Le bugie della verità

Nota sul convegno "Le bugie della verità" - Calcio e Scienza

Felice Accame

L’analisi del rapporto fra gioco del calcio e scienza implica una premessa concernente la concezione della scienza, troppo spesso – nell’immaginario colto e men colto – confusa con un’impresa sostanzialmente irrealistica.

La scienza è un processo aperto. Dipende dall’assunzione di un particolare atteggiamento e dal modo con cui guardare alle cose. Da questo punto di vista, non è l’oggetto a determinare la scienza, ma la procedura che si adotta nei suoi confronti. Tale procedura è caratterizzata dall’assunzione di ripetibilità – sia nei confronti dell’oggetto in studio che delle eventuali operazioni che noi possiamo compiere nei suoi confronti (l’esperimento).

Nel gioco del calcio si può riscontrare ripetibilità esattamente come in qualsiasi altro oggetto di studio – sia esso un elettrone, un bisonte o il pubblico di San Siro. Ben venga, dunque, qualsiasi modello analitico che porti alla luce più elementi costitutivi del gioco.

I problemi nascono allorché si tratta di selezionare nel ripetibile il significativo. Il rischio è quello di essere sommersi da modelli analitici in concorrenza fra loro e da una quantità di dati esorbitante. Come criterio selettivo, allora, proporrei quello dell’effettiva utilizzabilità del dato da parte dell’allenatore, ovvero da parte di colui cui è demandato il compito ultimo di istruire i calciatori determinandone il comportamento durante la partita.
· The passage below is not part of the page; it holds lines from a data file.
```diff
@@ -352,13 +407,24 @@
     mid[(1 * RB + 2 * rr + 1) * RS + tid] = o.y;
 }
 
-template <typename Cfg, int PH, int W = TNL_WAVELET_BIOR6_8>
+template <int SLOT, int W = TNL_WAVELET_BIOR6_8, bool S16 = false>
+TNL_HD void fwd_row(FwdState& st, const float* stage, float* mid, int tid, int rr, int NT, int RB, int RS, bool own) {
+    if (S16) {
+        const float* s = stage + (size_t)rr * 4 * NT + tid;
+        fwd_row_in<SLOT, W>(st, mk2(s[0], s[NT]), mk2(s[2 * NT], s[3 * NT]), mid, tid, rr, RB, RS, own);
+    } else {
+        const f2* s = reinterpret_cast<const f2*>(stage + ((size_t)rr * NT + tid) * 4);
+        fwd_row_in<SLOT, W>(st, s[0], s[1], mid, tid, rr, RB, RS, own);
+    }
+}
+
+template <typename Cfg, int PH, int W = TNL_WAVELET_BIOR6_8, bool S16 = false>
 TNL_HD void fwd_phase_a(const IdwtGeom& g, FwdState& st, const float* stage, float* mid, int tid, int ss) {
     const bool col_own = g.col >= 4 && g.col < 4 + Cfg::TM;
     const int j0 = g.begin + ss * Cfg::RA;
-    fwd_row<(PH * 3 + 0) % 9, W>(st, stage, mid, tid, 0, Cfg::NT, Cfg::RB, Cfg::RS_F, col_own && j0 + 0 >= g.row_lo && j0 + 0 < g.row_hi);
-    fwd_row<(PH * 3 + 1) % 9, W>(st, stage, mid, tid, 1, Cfg::NT, Cfg::RB, Cfg::RS_F, col_own && j0 + 1 >= g.row_lo && j0 + 1 < g.row_hi);
-    fwd_row<(PH * 3 + 2) % 9, W>(st, stage, mid, tid, 2, Cfg::NT, Cfg::RB, Cfg::RS_F, col_own && j0 + 2 >= g.row_lo && j0 + 2 < g.row_hi);
+    fwd_row<(PH * 3 + 0) % 9, W, S16>(st, stage, mid, tid, 0, Cfg::NT, Cfg::RB, Cfg::RS_F, col_own && j0 + 0 >= g.row_lo && j0 + 0 < g.row_hi);
+    fwd_row<(PH * 3 + 1) % 9, W, S16>(st, stage, mid, tid, 1, Cfg::NT, Cfg::RB, Cfg::RS_F, col_own && j0 + 1 >= g.row_lo && j0 + 1 < g.row_hi);
+    fwd_row<(PH * 3 + 2) % 9, W, S16>(st, stage, mid, tid, 2, Cfg::NT, Cfg::RB, Cfg::RS_F, col_own && j0 + 2 >= g.row_lo && j0 + 2 < g.row_hi);
 }
 
 template <typename Cfg, int W = TNL_WAVELET_BIOR6_8>
@@ -452,11 +518,17 @@
     b = rb;
 }
 
-template <int SLOT, int W = TNL_WAVELET_BIOR6_8>
+template <int SLOT, int W = TNL_WAVELET_BIOR6_8, bool S16 = false>
 TNL_HD void bwd_row(BwdState& st, const float* stage, float* mid, int tid, int rr, int NT, int RS) {
-    const f2* s = reinterpret_cast<const f2*>(stage);
-    st.w[(SLOT + 17) % 18] = s[(size_t)(2 * rr) * NT + tid];
-    st.w[SLOT] = s[(size_t)(2 * rr + 1) * NT + tid];
+    if (S16) {
+        const float* s = stage + (size_t)rr * 4 * NT + tid;
+        st.w[(SLOT + 17) % 18] = mk2(s[0], s[NT]);
+        st.w[SLOT] = mk2(s[2 * NT], s[3 * NT]);
+    } else {
+        const f2* s = reinterpret_cast<const f2*>(stage);
+        st.w[(SLOT + 17) % 18] = s[(size_t)(2 * rr) * NT + tid];
+        st.w[SLOT] = s[(size_t)(2 * rr + 1) * NT + tid];
+    }
     f2 a, b;
     analyse<SLOT, W>(st.w, a, b);
     f2* m2 = reinterpret_cast<f2*>(mid);
@@ -464,18 +536,37 @@
     m2[(size_t)rr * RS + NT + tid] = mk2(a.y, b.y);
 }
 
-template <typename Cfg, int PH, int W = TNL_WAVELET_BIOR6_8>
+template <typename Cfg, int PH, int W = TNL_WAVELET_BIOR6_8, bool S16 = false>
 TNL_HD void bwd_phase_a(BwdState& st, const float* stage, float* mid, int tid) {
-    bwd_row<(2 * (PH * 3 + 0) + 1) % 18, W>(st, stage, mid, tid, 0, Cfg::NT, Cfg::RS_B);
-    bwd_row<(2 * (PH * 3 + 1) + 1) % 18, W>(st, stage, mid, tid, 1, Cfg::NT, Cfg::RS_B);
-    bwd_row<(2 * (PH * 3 + 2) + 1) % 18, W>(st, stage, mid, tid, 2, Cfg::NT, Cfg::RS_B);
+    bwd_row<(2 * (PH * 3 + 0) + 1) % 18, W, S16>(st, stage, mid, tid, 0, Cfg::NT, Cfg::RS_B);
+    bwd_row<(2 * (PH * 3 + 1) + 1) % 18, W, S16>(st, stage, mid, tid, 1, Cfg::NT, Cfg::RS_B);
+    bwd_row<(2 * (PH * 3 + 2) + 1) % 18, W, S16>(st, stage, mid, tid, 2, Cfg::NT, Cfg::RS_B);
 }
 
 TNL_HD float signf_(float v) { return v > 0.f ? 1.f : (v < 0.f ? -1.f : 0.f); }
 
+template <typename Cfg>
+TNL_HD void bwd_reg_load(const IdwtGeom& g, int tid, int ss, const float* yh, float (&y)[2][3]) {
+    const int cb = tid % Cfg::CG;
+    const int rs = tid / Cfg::CG;
+    const int r = rs % Cfg::RA;
+    const int sb = rs / Cfg::RA;
+    const int m = g.begin + ss * Cfg::RA + r - 4;
+    if (yh == nullptr || m < g.row_lo || m >= g.row_hi) return;
+    const size_t plane_px = (size_t)g.n * g.n;
+    const int w0 = g.m0 + 2 * sb;
+#pragma unroll
+    for (int e = 0; e < 2; ++e)
+        if (w0 + e < g.n) {
+            const size_t px = (size_t)m * g.n + w0 + e;
+#pragma unroll
+            for (int b = 0; b < 3; ++b) y[e][b] = yh[((size_t)(g.plane * 3 + b) * plane_px + px) * g.C + g.c0 + cb];
+        }
+}
+
 template <typename Cfg, int W = TNL_WAVELET_BIOR6_8>
-TNL_HD void bwd_phase_b(const IdwtGeom& g, const float* mid, float* g_x, float* g_yh, int tid, int ss, const float* yh,
-                        float reg) {
+TNL_HD void bwd_phase_b_y(const IdwtGeom& g, const float* mid, float* g_x, float* g_yh, int tid, int ss, const float* yh,
+                          float reg, const float (&y)[2][3]) {
     const int cb = tid % Cfg::CG;
     const int rs = tid / Cfg::CG;
     const int r = rs % Cfg::RA;
@@ -484,16 +575,6 @@
     if (m < g.row_lo || m >= g.row_hi) return;
     const size_t plane_px = (size_t)g.n * g.n;
     const int w0 = g.m0 + 2 * sb;
-    float y[2][3] = {{0.f, 0.f, 0.f}, {0.f, 0.f, 0.f}};
-    if (yh != nullptr) {
-#pragma unroll
-        for (int e = 0; e < 2; ++e)
-            if (w0 + e < g.n) {
-                const size_t px = (size_t)m * g.n + w0 + e;
-#pragma unroll
-                for (int b = 0; b < 3; ++b) y[e][b] = yh[((size_t)(g.plane * 3 + b) * plane_px + px) * g.C + g.c0 + cb];
-            }
-    }
     const f2* mab = reinterpret_cast<const f2*>(mid) + (size_t)r * Cfg::RS_B + (4 * sb) * Cfg::CG + cb;
     f2 lo[2] = {mk2(0.f, 0.f), mk2(0.f, 0.f)}, hi[2] = {mk2(0.f, 0.f), mk2(0.f, 0.f)};
 #pragma unroll
@@ -527,6 +608,14 @@
     }
 }
 
+template <typename Cfg, int W = TNL_WAVELET_BIOR6_8>
+TNL_HD void bwd_phase_b(const IdwtGeom& g, const float* mid, float* g_x, float* g_yh, int tid, int ss, const float* yh,
+                        float reg) {
+    float y[2][3] = {{0.f, 0.f, 0.f}, {0.f, 0.f, 0.f}};
+    bwd_reg_load<Cfg>(g, tid, ss, yh, y);
+    bwd_phase_b_y<Cfg, W>(g, mid, g_x, g_yh, tid, ss, yh, reg, y);
+}
+
 template <typename Cfg>
 inline void idwt_grid(unsigned n, unsigned C, unsigned num_sm, unsigned& gx, unsigned& gy, unsigned& gz, unsigned& rows) {
     gx = ((n + Cfg::TM - 1) / Cfg::TM) * (C / Cfg::CG);
```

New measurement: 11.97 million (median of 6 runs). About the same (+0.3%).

Per quanto concerne la natura dei modelli analitici non ci possono essere preclusioni. Siano essi il prodotto di scienze matematiche o di altre scienze hanno tutti la medesima legittimità di base. Starà alle loro applicazioni orientarne le sorti.

Nel calcio, d’altronde, assistiamo da tempo ad un processo di parcellizzazioni delle funzioni. L’allenatore è stato via via affiancato dal preparatore atletico, dal preparatore dei portieri, dagli aiutanti di campo per allenamenti di reparto, dall’analista della partita con mezzi informatici. Va da sé che questo processo di parcellizzazione rimanga aperto a nuovi specialisti, padroni di strumentazioni nuove o, almeno, mai utilizzate fino ad ora in questo contesto.

Perché ciò possa avvenire nei modi opportuni, tuttavia, sarà bene riflettere sul perché, a proposito del calcio, resistano alcuni stereotipi culturali che, impedendo di fatto l’assunzione di un atteggiamento scientifico – ad onta della cospicuità di investimenti finanziari nel settore -, ne favoriscono una percezione magico-artistica che vorrebbe lasciarlo allo stato di fenomeno sostanzialmente inanalizzabile. Credo che l’innovazione debba prendere le mosse da questa consapevolezza.